Keywords triphenylphosphine, trimethylchlorosilane, group transfer
polymerization
Some new initiators of group transfer
polymerization (GTP), 3-methoxy-3-trimethylsiloxy-2- propenyltriphenylphosphonium chloride
and its 2-methyl derivatives, were presented firstly in our previous paper [1].
Meanwhile, it was found that GTP of ethyl acrylate(EA) could be conveniently carried out
using directly triphenylphosphine(TPP) and trimethylchlorosilane (TMCS) as initiator and
zinc bromide (ZnBr2) as catalyst in dichloromethane (Scheme 1).
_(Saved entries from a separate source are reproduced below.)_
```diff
diff --git a/nbss_amd/csrc/layout.h b/nbss_amd/csrc/layout.h
--- a/nbss_amd/csrc/layout.h
+++ b/nbss_amd/csrc/layout.h
@@ -195,7 +195,13 @@
 #define NBSS_T_MAX 4096
 #define NBSS_FC_PROW(c) (4 * (c).H)
 #define NBSS_FC_P16(c) ((c).H * ((c).H / (c).f_groups) * (c).f_ks)
-NBSS_HD size_t fc_part_bytes(const nbss_cfg& c) { return (size_t)c.B * c.T * (NBSS_FC_PROW(c) * sizeof(float) + NBSS_FC_P16(c) * 2); }
+#define NBSS_FC_PERS_ROWS_MAX 1024
+#define NBSS_FC_PROW_PERS(c) (NBSS_FC_PROW(c) + NBSS_FC_P16(c))
+NBSS_HD size_t fc_part_bytes(const nbss_cfg& c) {
+    const size_t nfr = (size_t)c.B * c.T, per_frame = nfr * (NBSS_FC_PROW(c) * sizeof(float) + NBSS_FC_P16(c) * 2);
+    const size_t pers = (nfr < NBSS_FC_PERS_ROWS_MAX ? nfr : (size_t)NBSS_FC_PERS_ROWS_MAX) * NBSS_FC_PROW_PERS(c) * sizeof(float);
+    return per_frame > pers ? per_frame : pers;
+}
 NBSS_HD size_t tc_part_bytes(const nbss_cfg& c) {
     return c.dtype == NBSS_BF16 && c.H == 96 && c.T <= 256
                ? (size_t)c.B * c.F * ((5 * c.FFN + c.H) * sizeof(float) + ((size_t)3 * c.FFN * (c.FFN / c.t_groups) * c.t_ks + (size_t)c.FFN * c.H) * 2)
```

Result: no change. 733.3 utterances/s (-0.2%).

In comparison
with dimethylketene methyl trimethylsilyl acetal as initiator[2], this new
initiator had some differences : higher concentration of initiator was required and
'living' character of GTP strongly depended on the concentration of catalyst. In this
paper, the behavior of this initiator was further investigated.
Scheme 1
1 EXPERIMENTAL
1.1 Materials and methods
Methylene chloride was purified by distillation from P2O5. Ethyl
acrylate was washed with aqueous KOH, then dried over MgSO4 and CaH2,
and distilled under purified argon atmosphere. Before use, they were conserved in CaH2.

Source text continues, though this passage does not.